- [RECORDS FOR THE EXERCISE]:
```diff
diff --git a/pydrobert-pytorch_amd/csrc/ctc_search.hip b/pydrobert-pytorch_amd/csrc/ctc_search.hip
--- a/pydrobert-pytorch_amd/csrc/ctc_search.hip
+++ b/pydrobert-pytorch_amd/csrc/ctc_search.hip
@@ -475,6 +475,7 @@
   constexpr bool kFullFromStart = WC > 0 && VC > 0 && VC + 1 >= WC;
   int Kp = kFullFromStart ? WC : 1;
   int fail_score = 0, full_mode = 0;
+  int two_gate = 0;
   const int ckpt_shift = (WC > 0 && VC > 0) ? 5 : a.ckpt_shift;
 #ifdef PDT_STAMPS
   unsigned pdt_stamp_acc[14] = {0};
@@ -513,6 +514,34 @@
     int ns, nt, nk;
     int lane_t = lane;
 #ifndef PDT_SKIP_CONSUMER
+    auto list_feedback = [&](const int enough_s) {
+      fail_score = enough_s ? max(fail_score - 1, 0) : min(fail_score + 1, 32);
+      const int wf = fail_score > 16 ? 1 : (fail_score < 4 ? 0 : full_mode);
+      if (wf != full_mode) {
+        full_mode = wf;
+        asm volatile("" : "+v"(lane_t));
+        if (lane_t == 0) __hip_atomic_store(want_full, wf, __ATOMIC_RELAXED, __HIP_MEMORY_SCOPE_WORKGROUP);
+      }
+    };
+    bool single = true;
+    if constexpr (PAIR) {
+      if ((t & 1) == 0 && t + 1 < Tn && !a.no_steady && !a.no_twoframe && !(readlane_f(bm.nb + bm.b, 0) == 0.0f)) {
+        if ((two_gate & 0xFF) != 0) {
+          --two_gate;
+        } else if (ctc_two_steady_frames<VC, WC>(bm, ring + sl * rl.slot_bytes, rl.slot_bytes, rl.row_floats, rl.pos_bytes, t, L.trie_u)) {
+          list_feedback(1);
+          list_feedback(1);
+          ++t;
+          ++sl;
+          single = false;
+          two_gate = 0;
+        } else {
+          const int lvl = min((two_gate >> 8) + 1, 5);
+          two_gate = (lvl << 8) | (lvl < 3 ? 0 : (1 << lvl) - 4);
+        }
+      }
+    }
+    if (single) {
     bool enough = true;
     if (!(readlane_f(bm.nb + bm.b, 0) == 0.0f)) {
       enough = ctc_frame<false>(bm, slot_row(sl), s, V, W, Kp, t, n, a, DenseCtx{}, L, ns, nt, nk PDT_STAMP_ARG);
@@ -521,13 +550,7 @@
       L.nxt_new = tmp;
       if (!kFullFromStart) Kp = W;
     }
-    const int enough_s = __builtin_amdgcn_readfirstlane(enough ? 1 : 0);
-    fail_score = enough_s ? max(fail_score - 1, 0) : min(fail_score + 1, 32);
-    const int wf = fail_score > 16 ? 1 : (fail_score < 4 ? 0 : full_mode);
-    if (wf != full_mode) {
-      full_mode = wf;
-      asm volatile("" : "+v"(lane_t));
-      if (lane_t == 0) __hip_atomic_store(want_full, wf, __ATOMIC_RELAXED, __HIP_MEMORY_SCOPE_WORKGROUP);
+    list_feedback(__builtin_amdgcn_readfirstlane(enough ? 1 : 0));
     }
 #else
     ns = nt = nk = 0; (void)s;
@@ -718,6 +741,7 @@
   a.exact_div = switches().ctc_exact_div == 1 ? 1 : 0;
   a.no_lean_extra = switches().ctc_lean_extra == 0 ? 1 : 0;
   a.no_steady = switches().ctc_steady == 0 ? 1 : 0;
+  a.no_twoframe = (switches().ctc_twoframe == 0 || a.no_steady) ? 1 : 0;
   if (ctc_rowreg_applies(a.V, a.W) && lg_sv == 1) return launch_ctc_rowreg(a, (hipStream_t)stream);
   CtcPlan plan;
   RingLayout rl;
diff --git a/pydrobert-pytorch_amd/csrc/pdt_api.hip b/pydrobert-pytorch_amd/csrc/pdt_api.hip
--- a/pydrobert-pytorch_amd/csrc/pdt_api.hip
+++ b/pydrobert-pytorch_amd/csrc/pdt_api.hip
@@ -44,7 +44,7 @@
     {"PDT_CTC_EXACT_DIV", &Switches::ctc_exact_div, 0},   {"PDT_CTC_ROWREG", &Switches::ctc_rowreg, 1},
     {"PDT_STEP_WIDE", &Switches::step_wide, 0},           {"PDT_CTC_LEAN_EXTRA", &Switches::ctc_lean_extra, 1},
     {"PDT_CTC_PAIR", &Switches::ctc_pair, 1},             {"PDT_STEP_FLAT", &Switches::step_flat, 1},
-    {"PDT_CTC_STEADY", &Switches::ctc_steady, 1},
+    {"PDT_CTC_STEADY", &Switches::ctc_steady, 1},         {"PDT_CTC_TWOFRAME", &Switches::ctc_twoframe, 1},
 };
 }
 
diff --git a/pydrobert-pytorch_amd/csrc/switches.hpp b/pydrobert-pytorch_amd/csrc/switches.hpp
--- a/pydrobert-pytorch_amd/csrc/switches.hpp
+++ b/pydrobert-pytorch_amd/csrc/switches.hpp
@@ -12,6 +12,7 @@
   int step_flat;
   int ctc_lean_extra;
   int ctc_steady;
+  int ctc_twoframe;
 };
 
 Switches &switches();
diff --git a/pydrobert-pytorch_amd/pydrobert_amd/switches.py b/pydrobert-pytorch_amd/pydrobert_amd/switches.py
--- a/pydrobert-pytorch_amd/pydrobert_amd/switches.py
+++ b/pydrobert-pytorch_amd/pydrobert_amd/switches.py
@@ -18,6 +18,7 @@
 _NATIVE = (
     "PDT_LEV_BITPAR", "PDT_OC_BITPAR", "PDT_CTC_EXACT_DIV", "PDT_CTC_ROWREG", "PDT_STEP_WIDE",
     "PDT_CTC_LEAN_EXTRA", "PDT_CTC_PAIR", "PDT_STEP_FLAT", "PDT_CTC_STEADY",
+    "PDT_CTC_TWOFRAME",
 )
 
 
```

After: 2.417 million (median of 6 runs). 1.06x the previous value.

- [WHAT TO DO]:
Each record above is to be written out again, without any change.

- [WRITTEN REPLY]:
```diff
diff --git a/pydrobert-pytorch_amd/csrc/ctc_search.hip b/pydrobert-pytorch_amd/csrc/ctc_search.hip
--- a/pydrobert-pytorch_amd/csrc/ctc_search.hip
+++ b/pydrobert-pytorch_amd/csrc/ctc_search.hip
@@ -475,6 +475,7 @@
   constexpr bool kFullFromStart = WC > 0 && VC > 0 && VC + 1 >= WC;
   int Kp = kFullFromStart ? WC : 1;
   int fail_score = 0, full_mode = 0;
+  int two_gate = 0;
   const int ckpt_shift = (WC > 0 && VC > 0) ? 5 : a.ckpt_shift;
 #ifdef PDT_STAMPS
   unsigned pdt_stamp_acc[14] = {0};
@@ -513,6 +514,34 @@
     int ns, nt, nk;
     int lane_t = lane;
 #ifndef PDT_SKIP_CONSUMER
+    auto list_feedback = [&](const int enough_s) {
+      fail_score = enough_s ? max(fail_score - 1, 0) : min(fail_score + 1, 32);
+      const int wf = fail_score > 16 ? 1 : (fail_score < 4 ? 0 : full_mode);
+      if (wf != full_mode) {
+        full_mode = wf;
+        asm volatile("" : "+v"(lane_t));
+        if (lane_t == 0) __hip_atomic_store(want_full, wf, __ATOMIC_RELAXED, __HIP_MEMORY_SCOPE_WORKGROUP);
+      }
+    };
+    bool single = true;
+    if constexpr (PAIR) {
+      if ((t & 1) == 0 && t + 1 < Tn && !a.no_steady && !a.no_twoframe && !(readlane_f(bm.nb + bm.b, 0) == 0.0f)) {
+        if ((two_gate & 0xFF) != 0) {
+          --two_gate;
+        } else if (ctc_two_steady_frames<VC, WC>(bm, ring + sl * rl.slot_bytes, rl.slot_bytes, rl.row_floats, rl.pos_bytes, t, L.trie_u)) {
+          list_feedback(1);
+          list_feedback(1);
+          ++t;
+          ++sl;
+          single = false;
+          two_gate = 0;
+        } else {
+          const int lvl = min((two_gate >> 8) + 1, 5);
+          two_gate = (lvl << 8) | (lvl < 3 ? 0 : (1 << lvl) - 4);
+        }
+      }
+    }
+    if (single) {
     bool enough = true;
     if (!(readlane_f(bm.nb + bm.b, 0) == 0.0f)) {
       enough = ctc_frame<false>(bm, slot_row(sl), s, V, W, Kp, t, n, a, DenseCtx{}, L, ns, nt, nk PDT_STAMP_ARG);
@@ -521,13 +550,7 @@
       L.nxt_new = tmp;
       if (!kFullFromStart) Kp = W;
     }
-    const int enough_s = __builtin_amdgcn_readfirstlane(enough ? 1 : 0);
-    fail_score = enough_s ? max(fail_score - 1, 0) : min(fail_score + 1, 32);
-    const int wf = fail_score > 16 ? 1 : (fail_score < 4 ? 0 : full_mode);
-    if (wf != full_mode) {
-      full_mode = wf;
-      asm volatile("" : "+v"(lane_t));
-      if (lane_t == 0) __hip_atomic_store(want_full, wf, __ATOMIC_RELAXED, __HIP_MEMORY_SCOPE_WORKGROUP);
+    list_feedback(__builtin_amdgcn_readfirstlane(enough ? 1 : 0));
     }
 #else
     ns = nt = nk = 0; (void)s;
@@ -718,6 +741,7 @@
   a.exact_div = switches().ctc_exact_div == 1 ? 1 : 0;
   a.no_lean_extra = switches().ctc_lean_extra == 0 ? 1 : 0;
   a.no_steady = switches().ctc_steady == 0 ? 1 : 0;
+  a.no_twoframe = (switches().ctc_twoframe == 0 || a.no_steady) ? 1 : 0;
   if (ctc_rowreg_applies(a.V, a.W) && lg_sv == 1) return launch_ctc_rowreg(a, (hipStream_t)stream);
   CtcPlan plan;
   RingLayout rl;
diff --git a/pydrobert-pytorch_amd/csrc/pdt_api.hip b/pydrobert-pytorch_amd/csrc/pdt_api.hip
--- a/pydrobert-pytorch_amd/csrc/pdt_api.hip
+++ b/pydrobert-pytorch_amd/csrc/pdt_api.hip
@@ -44,7 +44,7 @@
     {"PDT_CTC_EXACT_DIV", &Switches::ctc_exact_div, 0},   {"PDT_CTC_ROWREG", &Switches::ctc_rowreg, 1},
     {"PDT_STEP_WIDE", &Switches::step_wide, 0},           {"PDT_CTC_LEAN_EXTRA", &Switches::ctc_lean_extra, 1},
     {"PDT_CTC_PAIR", &Switches::ctc_pair, 1},             {"PDT_STEP_FLAT", &Switches::step_flat, 1},
-    {"PDT_CTC_STEADY", &Switches::ctc_steady, 1},
+    {"PDT_CTC_STEADY", &Switches::ctc_steady, 1},         {"PDT_CTC_TWOFRAME", &Switches::ctc_twoframe, 1},
 };
 }
 
diff --git a/pydrobert-pytorch_amd/csrc/switches.hpp b/pydrobert-pytorch_amd/csrc/switches.hpp
--- a/pydrobert-pytorch_amd/csrc/switches.hpp
+++ b/pydrobert-pytorch_amd/csrc/switches.hpp
@@ -12,6 +12,7 @@
   int step_flat;
   int ctc_lean_extra;
   int ctc_steady;
+  int ctc_twoframe;
 };
 
 Switches &switches();
diff --git a/pydrobert-pytorch_amd/pydrobert_amd/switches.py b/pydrobert-pytorch_amd/pydrobert_amd/switches.py
--- a/pydrobert-pytorch_amd/pydrobert_amd/switches.py
+++ b/pydrobert-pytorch_amd/pydrobert_amd/switches.py
@@ -18,6 +18,7 @@
 _NATIVE = (
     "PDT_LEV_BITPAR", "PDT_OC_BITPAR", "PDT_CTC_EXACT_DIV", "PDT_CTC_ROWREG", "PDT_STEP_WIDE",
     "PDT_CTC_LEAN_EXTRA", "PDT_CTC_PAIR", "PDT_STEP_FLAT", "PDT_CTC_STEADY",
+    "PDT_CTC_TWOFRAME",
 )
 
 
```

After: 2.417 million (median of 6 runs). 1.06x the previous value.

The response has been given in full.